### Work order
Extract each line from the entries below that has the string "constexpr" in it.

### Task data
@@ -167,31 +126,195 @@
             for (int v = 0; v < 16; ++v) acc[v] += __builtin_nontemporal_load(all + (size_t)q * 1024 + v * 64 + lane);
         if (lane == 0) atomicExch(ws.counter + tile, 0u);
     }
+    const int N = T.N[mat];
 #pragma unroll
     for (int v = 0; v < 16; ++v) {
         const int row = m0 + (v & 3) + 8 * (v >> 2) + 4 * s, col = c0 + lr;
-        if constexpr (MODE == kFwd) {
-            const int N = T.N[mat];
-            if (row < B && col < N) {
-                const float o = acc[v] + (T.bias[mat] ? T.bias[mat][col] : 0.f);
-                T.out[mat][(size_t)row * N + col] = o;
-                if (T.out2[mat]) T.out2[mat][(size_t)row * N + col] = act_fwd(act, o);
+        if (row < B && col < N) {
+            const float o = acc[v] + (T.bias[mat] ? T.bias[mat][col] : 0.f);
+            T.out[mat][(size_t)row * N + col] = o;
+            if (T.out2[mat]) T.out2[mat][(size_t)row * N + col] = act_fwd(act, o);
+        }
+    }
+}
+
+constexpr int kMaxWaves = 8;
+constexpr int kLdB = 33;
+constexpr int kStage = 64 * kLdB;
+static_assert(kStage >= 32 * kLd, "staging slot holds either block shape");
+
+struct Pick {
+    const float *W, *dy;
+    float *out, *out2;
+    int N, base;
+};
+__device__ __forceinline__ Pick pick(const MatTable &T, const int *off, int i) {
+    Pick p{T.W[0], T.dy[0], T.out[0], T.out2[0], T.N[0], 0};
+#pragma unroll
+    for (int m = 1; m < MTTS_ROWS_MAX_MATS; ++m)
+        if (m < T.nmat && i >= off[m]) p = Pick{T.W[m], T.dy[m], T.out[m], T.out2[m], T.N[m], off[m]};
+    return p;
+}
+
+__device__ __forceinline__ void wgrad_tile(const Pick &P, const float *__restrict__ a, int B, int K, int m0, int c0,
+                                           bool with_bias, int lane) {
+    const int lr = lane & 31, s = lane >> 5;
+    const int n = m0 + lr, k = c0 + lr, Nm = P.N;
+    const bool bias_lane = with_bias && P.out2 && lane < 32 && n < Nm;
+    f32x16 tot, grp;
+    float sacc = 0.f;
+    const int chunks = (B + kChunk - 1) / kChunk;
+    for (int c = 0; c < chunks; ++c) {
+        const int r0 = c * kChunk + 32 * s;
+        float fa[32], fb[32], bv[32];
+#pragma unroll
+        for (int j = 0; j < 32; ++j) {
+            const int r = r0 + j;
+            fa[j] = r < B && n < Nm ? P.dy[(size_t)r * Nm + n] : 0.f;
+            fb[j] = r < B && k < K ? a[(size_t)r * K + k] : 0.f;
+        }
+        if (bias_lane) {
+#pragma unroll
+            for (int h = 0; h < 2; ++h) {
+#pragma unroll
+                for (int j = 0; j < 32; ++j) {
+                    const int r = c * kChunk + 32 * h + j;
+                    bv[j] = r < B ? P.dy[(size_t)r * Nm + n] : 0.f;
+                }
+#pragma unroll
+                for (int j = 0; j < 32; ++j)
+                    if (c * kChunk + 32 * h + j < B) sacc += bv[j];
             }
-        } else if constexpr (MODE == kDgrad) {
-            if (row < B && col < K) {
-                const size_t o = (size_t)row * K + col;
-                dx[o] = pre ? acc[v] * act_grad(act, pre[o]) : acc[v];
+        }
+        f32x16 acc;
+#pragma unroll
+        for (int v = 0; v < 16; ++v) acc[v] = 0.f;
+#pragma unroll
+        for (int j = 0; j < 32; ++j) acc = __builtin_amdgcn_mfma_f32_32x32x2f32(fa[j], fb[j], acc, 0, 0, 0);
+        if ((c & 3) == 0) {
+            grp = acc;
+        } else {
+#pragma unroll
+            for (int v = 0; v < 16; ++v) grp[v] += acc[v];
+        }
+        if ((c & 3) == 3 || c == chunks - 1) {
+            if (c < 4) {
+                tot = grp;
+            } else {
+#pragma unroll
+                for (int v = 0; v < 16; ++v) tot[v] += grp[v];
             }
-        } else {
-            if (row < T.N[mat] && col < K) T.out[mat][(size_t)row * K + col] = acc[v];
-        }
-    }
-    if constexpr (MODE == kWgrad) {
-        if (ct == 0 && T.out2[mat] && lane < 32 && m0 + lane < T.N[mat]) {
-            const int n = m0 + lane, Nm = T.N[mat];
-            float sacc = 0.f;
-            for (int b2 = 0; b2 < B; ++b2) sacc += T.dy[mat][(size_t)b2 * Nm + n];
-            T.out2[mat][n] = sacc;
+        }
+    }
+#pragma unroll
+    for (int v = 0; v < 16; ++v) {
+        const int row = m0 + (v & 3) + 8 * (v >> 2) + 4 * s;
+        if (row < Nm && k < K) P.out[(size_t)row * K + k] = tot[v];
+    }
+    if (bias_lane) P.out2[n] = sacc;
+}
+
+__global__ __launch_bounds__(64 * kMaxWaves) void rows_gemm_bwd_kernel(MatTable T, const float *__restrict__ a, int B,
+                                                                       int K, int act, const float *__restrict__ pre,
+                                                                       float *__restrict__ dx, int kt, int d_tiles,
+                                                                       int w_tiles) {
+    extern __shared__ float lds[];
+    const int lane = threadIdx.x & 63, wave = __builtin_amdgcn_readfirstlane(threadIdx.x >> 6);
+    const int nw = blockDim.x >> 6;
+    if ((int)blockIdx.x >= d_tiles) {
+        const int tile = ((int)blockIdx.x - d_tiles) * nw + wave;
+        if (tile >= w_tiles) return;
+        const int rt = tile / kt, ct = tile - rt * kt;
+        const Pick P = pick(T, T.n_off, rt * 32);
+        wgrad_tile(P, a, B, K, rt * 32 - P.base, ct * 32, ct == 0, lane);
+        return;
+    }
+    const int lr = lane & 31, s = lane >> 5;
+    const int rt = (int)blockIdx.x / kt, ct = (int)blockIdx.x - rt * kt;
+    const int m0 = rt * 32, c0 = ct * 32, R = T.r_off[T.nmat];
+    const int chunks = R / kChunk, rounds = (chunks + nw - 1) / nw;
+    float *sA = lds + wave * 2 * kStage, *sB = sA + kStage;
+    float *part = lds;
+
+    float4 va[8], vb[8];
+    auto gload = [&](int round) {
+        const int r0 = (round * nw + wave) * kChunk;
+        const Pick D = pick(T, T.r_off, r0);
+        const float *ab = D.dy + (size_t)m0 * D.N - D.base;
+        const float *bb = D.W + (size_t)(r0 - D.base) * K + c0;
+        const int a_rows = min(32, B - m0), a_end = min(R, D.base + D.N);
+        const int b_rows = D.N - (r0 - D.base);
+#pragma unroll
+        for (int q = 0; q < 8; ++q) {
+            const int e = q * 64 + lane, row = e >> 4, c4 = (e & 15) * 4, br = e >> 3, bc = (e & 7) * 4;
+            va[q] = vb[q] = make_float4(0.f, 0.f, 0.f, 0.f);
+            if (r0 < R && row < a_rows && r0 + c4 < a_end)
+                va[q] = *reinterpret_cast<const float4 *>(ab + (size_t)row * D.N + r0 + c4);
+            if (r0 < R && br < b_rows && c0 + bc < K) vb[q] = *reinterpret_cast<const float4 *>(bb + (size_t)br * K + bc);
+        }
+    };
+    auto put = [](float *dst, float4 v) {
+        dst[0] = v.x;
+        dst[1] = v.y;
+        dst[2] = v.z;
+        dst[3] = v.w;
+    };
+
+    constexpr int kOwn = 16;
+    float tot[kOwn];
+    gload(0);
+    for (int round = 0; round < rounds; ++round) {
+        const bool active = (round * nw + wave) * kChunk < R;
+        if (round > 0) __syncthreads();
+#pragma unroll
+        for (int q = 0; q < 8; ++q) {
+            const int e = q * 64 + lane;
+            put(sA + (e >> 4) * kLd + (e & 15) * 4, va[q]);
+            put(sB + (e >> 3) * kLdB + (e & 7) * 4, vb[q]);
+        }
+        if (round + 1 < rounds) gload(round + 1);
+        __syncthreads();
+        f32x16 acc;
+#pragma unroll
+        for (int v = 0; v < 16; ++v) acc[v] = 0.f;
+        if (active) {
+            float fa[32], fb[32];
+#pragma unroll
+            for (int j = 0; j < 32; ++j) {
+                fa[j] = sA[lr * kLd + 32 * s + j];
+                fb[j] = sB[(32 * s + j) * kLdB + lr];
+            }
+#pragma unroll
+            for (int j = 0; j < 32; ++j) acc = __builtin_amdgcn_mfma_f32_32x32x2f32(fa[j], fb[j], acc, 0, 0, 0);
+        }
+        __syncthreads();
+        if (active) {
+#pragma unroll
+            for (int v = 0; v < 16; ++v) part[(wave * 16 + v) * 64 + lane] = acc[v];
+        }
+        __syncthreads();
+        const int live = min(nw, chunks - round * nw);
+#pragma unroll
+        for (int i = 0; i < kOwn; ++i) {
+            const int e = (int)threadIdx.x + i * (int)blockDim.x;
+            if (e < 1024) {
+                for (int g = 0; g < live; g += 4) {
+                    float grp = part[g * 1024 + e];
+                    for (int w = g + 1; w < min(g + 4, live); ++w) grp += part[w * 1024 + e];
+                    tot[i] = (round == 0 && g == 0) ? grp : tot[i] + grp;
+                }
+            }
+        }
+    }
+#pragma unroll
+    for (int i = 0; i < kOwn; ++i) {
+        const int e = (int)threadIdx.x + i * (int)blockDim.x;
+        if (e >= 1024) continue;
+        const int v = e >> 6, el = e & 63;
+        const int row = m0 + (v & 3) + 8 * (v >> 2) + 4 * (el >> 5), col = c0 + (el & 31);
+        if (row < B && col < K) {
+            const size_t o = (size_t)row * K + col;
+            dx[o] = pre ? tot[i] * act_grad(act, pre[o]) : tot[i];
         }
     }
 }
@@ -209,60 +332,18 @@
     return MTTS_OK;
 }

### Solution
-        if constexpr (MODE == kFwd) {
+constexpr int kMaxWaves = 8;
+constexpr int kLdB = 33;
+constexpr int kStage = 64 * kLdB;
-        } else if constexpr (MODE == kDgrad) {
-    if constexpr (MODE == kWgrad) {
+    constexpr int kOwn = 16;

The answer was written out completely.